一种柔软而温情的生灵。
——题记
外婆家有一只母猫,外婆给它取名叫麻花。
为什么叫麻花?理由是有着一身麻黄色的毛,尤其是肚子边和尾巴上条纹状的花纹十分显眼。
这只猫大概是一六年抱来的,那时候外婆家的老鼠猖狂极了,谷仓里一袋袋放的谷子大米都被咬破了洞,养只猫好抓老鼠。麻花刚来的时候还很年幼,胡子是黑色的,极怕人,见人就跑。到后面一来二去熟悉了之后打也打不走,胡子也变白了。
据外婆说,三年来的时间里这只猫生过有三四窝崽了,不过后来死的死,送的送,一只也没剩下。一八年三月份的时候麻花生了三只小猫,那时候我兴奋极了,因为第一个发现它怀孕的就是我。
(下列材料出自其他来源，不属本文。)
+inline std::vector<int> flow_plan_segments(const FlowPlan& pl) {
+  std::vector<int> v((size_t)pl.n_a, pl.rs_a);
+  v.insert(v.end(), (size_t)pl.n_b, pl.rs_b);
+  return v;
+}
+
+inline bool flow_plan_too_small(int N, int Ho, int groups) { return (long long)N * groups * ((Ho + 15) / 16) < 2048; }
+
+inline FlowPlan flow_plan(int N, int Ho, int groups, int loop, int waves, int cus, int max_segs) {
+  const long long per_seg = (long long)N * groups, slots = (long long)waves * cus;
+  FlowPlan best{};
+  bool have = false;
+  auto consider = [&](int rs_a, int n_a, int rs_b, int n_b) {
+    if (max_segs > 0 && n_a + n_b > max_segs) return;
+    const int va = flow_item_visits(rs_a, loop), vb = n_b ? flow_item_visits(rs_b, loop) : va;
+    FlowPlan c{rs_a, n_a, n_b ? rs_b : rs_a, n_b, va != vb, 0, 0, 0};
+    c.items = per_seg * (n_a + n_b);
+    c.rows = per_seg * ((long long)n_a * va + (long long)n_b * vb);
+    for (long long i = 0; i < c.items; i += slots) c.cost += i / per_seg < n_a ? va : vb;
+    if (!have || c.cost < best.cost || (c.cost == best.cost && (c.rows < best.rows || (c.rows == best.rows && c.items > best.items)))) {
+      best = c;
+      have = true;
+    }
+  };
+  if (Ho < 8) consider(Ho, 1, Ho, 0);
+  for (int rs_a = 8; rs_a <= Ho; ++rs_a) {
+    for (int n_a = 1; n_a * rs_a <= Ho; ++n_a) {
+      const int rest = Ho - n_a * rs_a;
+      if (rest == 0) {
+        consider(rs_a, n_a, rs_a, 0);
+        continue;
+      }
+      if (rest < rs_a) consider(rs_a, n_a, rest, 1);
+      for (int n_b = 2; n_b * 8 <= rest; ++n_b)
+        if (rest % n_b == 0 && rest / n_b < rs_a) consider(rs_a, n_a, rest / n_b, n_b);
+    }
+  }
+  return best;
+}
+
+inline FlowPlan flow_plan_rule(int N, int Ho, int groups, int loop, int waves, int cus) {
+  int rs = 64;
+  while (rs > 16 && (long long)N * groups * ((Ho + rs - 1) / rs) < 4096) rs >>= 1;
+  if (rs > Ho) rs = Ho;
+  const int rest = Ho % rs;
+  FlowPlan p{rs, Ho / rs, rest ? rest : rs, rest ? 1 : 0, 0, 0, 0, 0};
+  const std::vector<int> seg = flow_plan_segments(p);
+  p.items = (long long)N * groups * (long long)seg.size();
+  for (int r : seg) p.rows += (long long)N * groups * flow_item_visits(r, loop);
+  p.cost = flow_layout_cost(seg, N, groups, loop, waves, cus, false);
+  return p;
+}
+
+inline FlowPlan flow_plan_launch(int N, int Ho, int groups, int loop, int waves, int cus, int max_segs) {
+  if (loop == kFlowLoopPair) return flow_plan_rule(N, Ho, groups, loop, waves, cus);
+  return flow_plan(N, Ho, groups, loop, waves, cus, max_segs);
+}
+
+}
diff --git a/ssds.pytorch_amd/csrc/ssdk_mbflow.hip b/ssds.pytorch_amd/csrc/ssdk_mbflow.hip
--- a/ssds.pytorch_amd/csrc/ssdk_mbflow.hip
+++ b/ssds.pytorch_amd/csrc/ssdk_mbflow.hip
@@ -1,9 +1,13 @@
 #include <stdio.h>
+#include <algorithm>
 #include <atomic>
+#include <mutex>
 #include <type_traits>
+#include <vector>
 
 #include "ssdk_common.h"
 #include "ssdk_flow_common.h"
+#include "ssdk_flow_plan.h"
 
 namespace ssdk {
 
@@ -130,8 +134,10 @@
   const int nseg = STEM ? __builtin_popcountll(p.seg_mask) : p.segs;
   const u32 per_img = (u32)(groups * nseg);
   if (item >= (u32)p.N * per_img) return;
-  const int n = (int)(item / per_img), rem = (int)(item % per_img);
-  int seg = rem / groups;
+  const u32 per_seg = (u32)(p.N * groups);
+  const int rem = (int)(p.seg_major ? item % per_seg : item % per_img);
+  const int n = p.seg_major ? rem / groups : (int)(item / per_img);
+  int seg = p.seg_major ? (int)(item / per_seg) : rem / groups;
   const int grp = rem % groups;
   if constexpr (STEM) {
     unsigned long long m = p.seg_mask;
@@ -141,7 +147,9 @@
   constexpr int OW = S == 1 ? 14 : 7;
   constexpr bool MERGE = S == 2 && NS == 2;
   constexpr int NA = MERGE ? 1 : NS;
-  const int oy0 = seg * p.rs, oy1 = (oy0 + p.rs < p.Ho ? oy0 + p.rs : p.Ho) - 1;
+  const bool seg_a = seg < p.segs_a;
+  const int oy0 = seg_a ? seg * p.rs : p.segs_a * p.rs + (seg - p.segs_a) * p.rs_b, seg_rows = seg_a ? p.rs : p.rs_b;
+  const int oy1 = (oy0 + seg_rows < p.Ho ? oy0 + seg_rows : p.Ho) - 1;
   int ix[NS], oxl[NA];
   bool col_ok[NS], out_lane[NA];
 #pragma unroll
@@ -706,6 +714,37 @@
   return false;
 }
 
+static int flow_cu_count() {
+  constexpr int kMaxDev = 64;
+  static std::atomic<int> cus_of[kMaxDev];
+  int dev = 0;
+  if (hipGetDevice(&dev) != hipSuccess || dev < 0 || dev >= kMaxDev) return 0;
+  int cus = cus_of[dev].load(std::memory_order_relaxed);
+  if (!cus) {
+    if (hipDeviceGetAttribute(&cus, hipDeviceAttributeMultiprocessorCount, dev) != hipSuccess || cus <= 0) return 0;
+    cus_of[dev].store(cus, std::memory_order_relaxed);
+  }
+  return cus;
+}
+
+static FlowPlan flow_plan_cached(int N, int Ho, int groups, int loop, int cus, int max_segs) {
+  struct Entry {
+    int key[6];
+    FlowPlan plan;
+  };
+  static std::mutex mu;
+  static std::vector<Entry> seen;
+  const int key[6] = {N, Ho, groups, loop, cus, max_segs};
+  std::lock_guard<std::mutex> lock(mu);
+  for (const Entry& e : seen)
+    if (std::equal(key, key + 6, e.key)) return e.plan;
+  Entry e;
+  std::copy(key, key + 6, e.key);
+  e.plan = flow_plan_launch(N, Ho, groups, loop, kFlowThreads / 64, cus, max_segs);
+  seen.push_back(e);
+  return e.plan;
+}
+
 int launch_mbflow(const ssdk_mbconv_desc* d, hipStream_t stream) {
   static const int env = getenv("SSDK_MB_FLOW") ? atoi(getenv("SSDK_MB_FLOW")) : 1;
   const int variant = d->variant;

我有时候讨厌极了这只猫。比如染上了它的狗虱子,全身长满了发痒的坨;又或是因为它无由来的抓痒挠骚,走路的时候突然伸出爪子挠我的拖鞋。更可恶的是,它的爪子挠破过我妈手上的皮,甚至还把外婆的脚抓出过血。
我不时常叫它“麻花”,不过最喜欢唤它“小咪”,因为我发现“咪”这个字对于猫来说屡试不爽,一叫便会“喵喵”地回应我。
冬天的时候,我和外婆几个人围坐在一起烤炭火。这只猫极会享受,也和我们一起取暖,它最喜欢待在我们软绵绵的拖鞋上,从不喜躺在冷冰冰的水泥地上。有趣的是,它每次在躺下之前,会用猫爪按按拖鞋,将鞋面弄得平平整整后再蜷缩在上面成一团,眯着眼睛安详的睡觉。
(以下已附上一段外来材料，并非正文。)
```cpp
int gv_loss_combine(const float* ws_pred, int64_t t, const float* ws_reg, int64_t n_embed, int64_t n_wrel,
                    const float* ws_kl, int64_t n_nodes, int h, int k, const float* ws_mmd, int sx, int sy, float reg_w,
                    float kl_w, float mmd_w, float* scal , float* loss, const int32_t* rows_dev,
                    void* stream);
int gv_lincomb4(const float* a0, float c0, const float* a1, float c1, const float* a2, float c2, const float* a3,
                float c3, float* out, void* stream);
int gv_mmd_fwd(const float* x, const float* y, const int64_t* y_index, int sx, int sy, int h, float* mmd, float* workspace,
               void* stream);
int gv_mmd_bwd(const float* x, const float* y, const int64_t* y_index, int sx, int sy, int h, const float* gmmd, float gscale,
               float* gx, float* gy, void* stream);
int gv_prior_sample_fwd(const float* z_pre, const float* eps, float* out, int s, int k, int h, void* stream);
int gv_prior_sample_bwd(const float* z_pre, const float* eps, const float* g, float* gz_pre, int accumulate, int s, int k,
                        int h, void* stream);
int gv_mmd_fwd_grad(const float* x, const float* y, const int64_t* y_index, int sx, int sy, int h, float* part, float* gx_u,
                    float* gy_u, void* stream);
int gv_distmult_bce_fwd_grad_mmd(const int32_t* items, int n_items, const int32_t* rel_s, const int32_t* rel_o,
                                 const int32_t* rel_tid, const float* embed, int ld_e, const float* w_rel, int ld_w,
                                 const float* labels, const float* bias, const int32_t* pos3, float* score, float* delta,
                                 float* u, float* partial, float* workspace, int64_t t, int h, const float* mmd_x,
                                 const float* mmd_y, const int64_t* mmd_y_index, int sx, int sy, int mmd_h, float* mmd_part,
                                 float* gx_u, float* gy_u, void* stream);
int gv_mmd_grad_finish(const float* gx_u, const float* gy_u, const int64_t* y_index, int sx, int sy, int h, const float* gmmd,
                       float gscale, float* gy, float* g_pri, const float* z_pre, const float* eps, float* gz_pre,
                       int accumulate, int k, void* stream);

int gv_iaf_update_fwd(const float* z, const float* net, int ld_net, const float* x_old, const int32_t* colcount,
                      float* x_new, int64_t n, int d, void* stream);
int gv_iaf_update_bwd(const float* z, const float* net, int ld_net, const int32_t* colcount, const float* g_xnew,
                      const float* g_logdet , float* g_z, float* g_net, float* g_xold, int64_t n, int d,
                      void* stream);
int gv_iaf_update_bwd_acc(const float* z, const float* net, int ld_net, const int32_t* colcount, const float* g_xnew,
                          const float* g_logdet, float* g_z, int gz_accumulate, float* g_net, float* g_xold, int64_t n, int d,
                          void* stream);
int gv_rowsum(const float* x, int ld, int col0, int ncols, float* out, int64_t n, void* stream);
int gv_reverse_cols(const float* x, float* out, int64_t n, int d, void* stream);
int gv_mean_rows_multi(int count, const float* const* x, int64_t n, const int32_t* rows_dev, float* out, float* workspace,
                       void* stream);
int gv_mean_rows_bwd(const float* g, int64_t len, int64_t n, const int32_t* rows_dev, float* out, void* stream);

int gv_adam_step(float* p, const float* g, float* exp_avg, float* exp_avg_sq, int64_t n, const float* sumsq,
                 float max_norm, float lr, float beta1, float beta2, float eps, const float* step, void* stream);
int gv_clip_adam_step(float* p, float* g, float* exp_avg, float* exp_avg_sq, int64_t n, float* workspace,
                      float* sumsq_out, float max_norm, float lr, float beta1, float beta2, float eps, float* step,
                      int zero_grad, void* stream);

void gv_index_caps(int64_t n_entries, int n_seg, int chunk, int* items_cap, int* fix_cap, int* slots_cap);
int64_t gv_index_workspace_bytes(int64_t n_entries, int n_seg_max);
int gv_build_csr(const int32_t* keys, int64_t n, int n_seg, int chunk, int32_t* perm, int32_t* rowptr, int32_t* items,
                 int items_cap, int32_t* fix, int fix_cap, void* workspace, int64_t workspace_bytes, void* stream);
// ... 61 lines not shown
```

Before: 611.6 million edges/s.

## Ride prior sampling, KL-mix and column-sum finishers on GEMM launches

Adds a finisher rider set (prior sampler, KL-mixture gradient finalisation, column-sum reduction) that executes as extra blocks inside an existing riders GEMM launch, including a new A @ B^T backward variant. The KL backward fold can now skip its own final reduction and hand the partials to a rider, and prior sampling can be deferred into a rider box. The aim is to remove several small separate kernel launches and the serial gaps between them. In exchange it adds ordering and aliasing checks, and Python bookkeeping that raises an error if a deferred finisher is never run.

```diff
diff --git a/gcn-vae_amd/csrc/common.h b/gcn-vae_amd/csrc/common.h
--- a/gcn-vae_amd/csrc/common.h
+++ b/gcn-vae_amd/csrc/common.h
@@ -130,8 +130,7 @@
     }
 }
 
-__device__ __forceinline__ float sum_slices_16x64(const float* __restrict__ part, int ncols, int nsl, int col, float (*sm)[16]) {
-    const int cl = threadIdx.x & 15, grp = threadIdx.x >> 4;
+__device__ __forceinline__ float slice_group_sum(const float* __restrict__ part, int ncols, int nsl, int col, int grp) {
     const int per = (nsl + 63) / 64;
     const int s0 = grp * per, s1 = min(nsl, s0 + per);
     float a0 = 0.f, a1 = 0.f, a2 = 0.f, a3 = 0.f;
@@ -144,13 +143,37 @@
         }
         for (; s < s1; ++s) a0 += part[(size_t)s * ncols + col];
     }
-    sm[grp][cl] = (a0 + a1) + (a2 + a3);
-    __syncthreads();
+    return (a0 + a1) + (a2 + a3);
+}
+
+__device__ __forceinline__ float slice_groups_total(const float (*sm)[16]) {
+    const int cl = threadIdx.x & 15;
     float tot = 0.f;
-    if (grp == 0) {
+    if ((threadIdx.x >> 4) == 0) {
 #pragma unroll 8
         for (int g = 0; g < 64; ++g) tot += sm[g][cl];
     }
+    return tot;
+}
+
+__device__ __forceinline__ float sum_slices_16x64(const float* __restrict__ part, int ncols, int nsl, int col, float (*sm)[16]) {
+    const int cl = threadIdx.x & 15, grp = threadIdx.x >> 4;
+    sm[grp][cl] = slice_group_sum(part, ncols, nsl, col, grp);
+    __syncthreads();
+    return slice_groups_total(sm);
+}
+
+__device__ __forceinline__ float sum_slices_16x64_wg256(const float* __restrict__ part, int ncols, int nsl, int col, float (*sm)[16]) {
+    const int cl = threadIdx.x & 15, t = threadIdx.x >> 4;
+    float g4[4];
+#pragma unroll
+    for (int q = 0; q < 4; ++q) g4[q] = slice_group_sum(part, ncols, nsl, col, t + 16 * q);
+    __syncthreads();
+#pragma unroll
+    for (int q = 0; q < 4; ++q) sm[t + 16 * q][cl] = g4[q];
+    __syncthreads();
+    const float tot = slice_groups_total(sm);
+    __syncthreads();
     return tot;
 }
 
diff --git a/gcn-vae_amd/csrc/k_gemm.hip b/gcn-vae_amd/csrc/k_gemm.hip
--- a/gcn-vae_amd/csrc/k_gemm.hip
+++ b/gcn-vae_amd/csrc/k_gemm.hip
@@ -294,13 +294,14 @@
 template <bool TA, bool TB, int MT, int NT, int BK>
 __global__ __launch_bounds__(256) __attribute__((amdgpu_waves_per_eu(MT == 2 ? 5 : 7))) void k_gemm_f32_riders(const GemmParams p, const RiderSet rs, const int ntn, const int ntm,
                                                          const int n_riders, const int riders_front) {
+    __shared__ float rider_sm[64][16];
     const int tiles = ntn * ntm;
     int b = blockIdx.x;
     if (riders_front) {
-        if (b < n_riders) { rider_body(rs, b, n_riders); return; }
+        if (b < n_riders) { rider_body(rs, b, n_riders, rider_sm); return; }
         b -= n_riders;
     } else if (b >= tiles) {
-        rider_body(rs, b - tiles, n_riders);
+        rider_body(rs, b - tiles, n_riders, rider_sm);
         return;
     }
     const int by = b / ntn;
@@ -1250,7 +1251,7 @@
     __shared__ float sm[64][16];
     const int c = blockIdx.x * 16 + (threadIdx.x & 15);
     const float acc = sum_slices_16x64(part, n, nsl, c, sm);
-    if ((threadIdx.x >> 4) == 0 && c < n) out[c] = accumulate ? out[c] + acc : acc;
+    if ((threadIdx.x >> 4) == 0 && c < n) colsum_final_store(acc, c, out, accumulate);
 }
 
 }
@@ -1372,20 +1373,26 @@
 inline int64_t matrix_bytes(int rows, int cols, int ld) { return rows > 0 && cols > 0 ? ((int64_t)(rows - 1) * ld + cols) * 4 : 0; }
 }
 
-extern "C" int gv_gemm_f32_riders(int trans_a, int trans_b, int m, int n, int k, const float* a, int lda, const float* b, int ldb,
-                                  float* c, int ldc, const float* bias, int act, int accumulate, int split_k,
-                                  const float* a_relu_mask, void* workspace, int64_t workspace_bytes, const gv_riders* riders,
-                                  void* stream) {
-    const bool any = riders && (riders->rng_jobs > 0 || riders->pack_weight || riders->mix_z_pre);
+static const gv_riders NO_RIDERS = {};
+
+static int gemm_riders(int trans_a, int trans_b, int m, int n, int k, const float* a, int lda, const float* b, int ldb,
+                       float* c, int ldc, const float* bias, int act, int accumulate, int split_k,
+                       const float* a_relu_mask, void* workspace, int64_t workspace_bytes, const gv_riders* riders,
+                       const gv_riders_fin* fin, void* stream) {
+    const bool any_fin = fin && (fin->prior_z_pre || fin->kl_part || fin->cs_part);
+    const bool any = (riders && (riders->rng_jobs > 0 || riders->pack_weight || riders->mix_z_pre)) || any_fin;
     if (!any)
         return gemm_any(false, trans_a, trans_b, m, n, k, a, lda, b, ldb, c, ldc, bias, act, accumulate, split_k, a_relu_mask,
                         workspace, workspace_bytes, stream);
+    if (!riders) riders = &NO_RIDERS;
     GV_REQUIRE(split_k <= 1, GV_ERR_SHAPE, "gv_gemm_f32_riders: riders do not ride on a split-K product (split_k=%d)", split_k);
-    GV_REQUIRE(!trans_a && !trans_b, GV_ERR_SHAPE, "gv_gemm_f32_riders: riders ride on A @ B only (the forward self-loop product)");
+    GV_REQUIRE(!trans_a && (!trans_b || fin), GV_ERR_SHAPE,
+               "gv_gemm_f32_riders: riders ride on A @ B (the forward self-loop product) and, through gv_gemm_f32_riders_fin, on "
+               "A @ B^T (the backward's) only");
     GV_REQUIRE(m > 0 && n > 0 && k >= 0, GV_ERR_SHAPE, "gv_gemm_f32_riders: m=%d n=%d k=%d", m, n, k);
     GV_REQUIRE(c && (k == 0 || (a && b)), GV_ERR_NULL, "gv_gemm_f32_riders: NULL matrix");
-    GV_REQUIRE(lda >= k && ldb >= n && ldc >= n, GV_ERR_SHAPE, "gv_gemm_f32_riders: leading dimension too small (lda=%d ldb=%d ldc=%d)",
-               lda, ldb, ldc);
+    GV_REQUIRE(lda >= k && ldb >= (trans_b ? k : n) && ldc >= n, GV_ERR_SHAPE,
+               "gv_gemm_f32_riders: leading dimension too small (lda=%d ldb=%d ldc=%d)", lda, ldb, ldc);
     GV_REQUIRE(act == GV_ACT_NONE || act == GV_ACT_RELU, GV_ERR_SHAPE, "gv_gemm_f32_riders: unknown act %d", act);
     GemmParams p;
     p.a = a; p.b = b; p.c = c; p.bias = bias; p.a_mask = a_relu_mask; p.ws = nullptr;
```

有时候我也会逗这猫玩,趁它睡的正香将拖鞋猛的一抽。它也会生气,伸出爪子狠狠抓我一下,见没挠到我爪子便停在半空,而后眼睛斜眯着我又慢慢收回爪子。
再后来我慢慢摸着了这只猫的脾性。只要人一烤火,它就坐在拖鞋上,不管你脚离没离开自己的鞋。当然,我学会了要穿拖鞋的时候先用脚碰碰它,揉揉它。麻花自然就明白什么意思,打个呵欠后便不情愿的离开鞋。但是到了后来,麻花怎么也不肯离开,拿它没办法,于是也就作罢,不了了之。
人们对于猫的态度大抵无非两种,要么喜爱,要么厌恶。
喜欢猫的年轻人们将之奉若珍宝,给它们看兽医、买猫粮、洗澡抓虱子等,甚至一起吃、一起睡,当做自己的孩子。
而不喜欢的人大抵觉得猫的叫声凄惨哀婉,是不吉利的象征。
其实我对于猫倒并没有特别的情感,仅仅觉得作为一条生命,人类应该保护它们,不能伤害、虐待它们。但如今见了麻花,倒觉得它是极聪明,很有灵性的。
小时候外婆告诉我,她并不喜欢猫这种动物,是因为猫不像狗那样忠诚,不论主人家中贫穷或富贵,狗都不会离开。而猫则不然,哪里有吃的便去哪里。
但后来外婆又告诉我们她开始喜欢猫了,不再像以前一样偏执的态度。
原来是有一次外婆去县城住院了半个多月,回来时发现麻花还待在家中。让她高兴的是,麻花一见到外婆便“喵喵”的叫,拼命摇着尾巴,不停蹭着外婆的脚。
外婆给我们讲这件事情的时候口中呵呵的笑个不停,开心的样子也让我们更加喜欢这只猫了。当子女不在身旁的时候,有这样一只忠诚的猫咪陪伴在外婆身边排解寂寞非常重要。
麻花从年幼到年老,从长大到产仔,从黑胡子到白胡子。一辈子都陪着外婆生活在那方小小的天地里,互相依赖。
冬日的某一天,窗外飘着雪,外婆在炉火旁打盹儿,猫咪安静的趴在旁边,或许这才是生活真正幸福的模样。
我想,美好的时光无非是一个人,一只猫,一个家。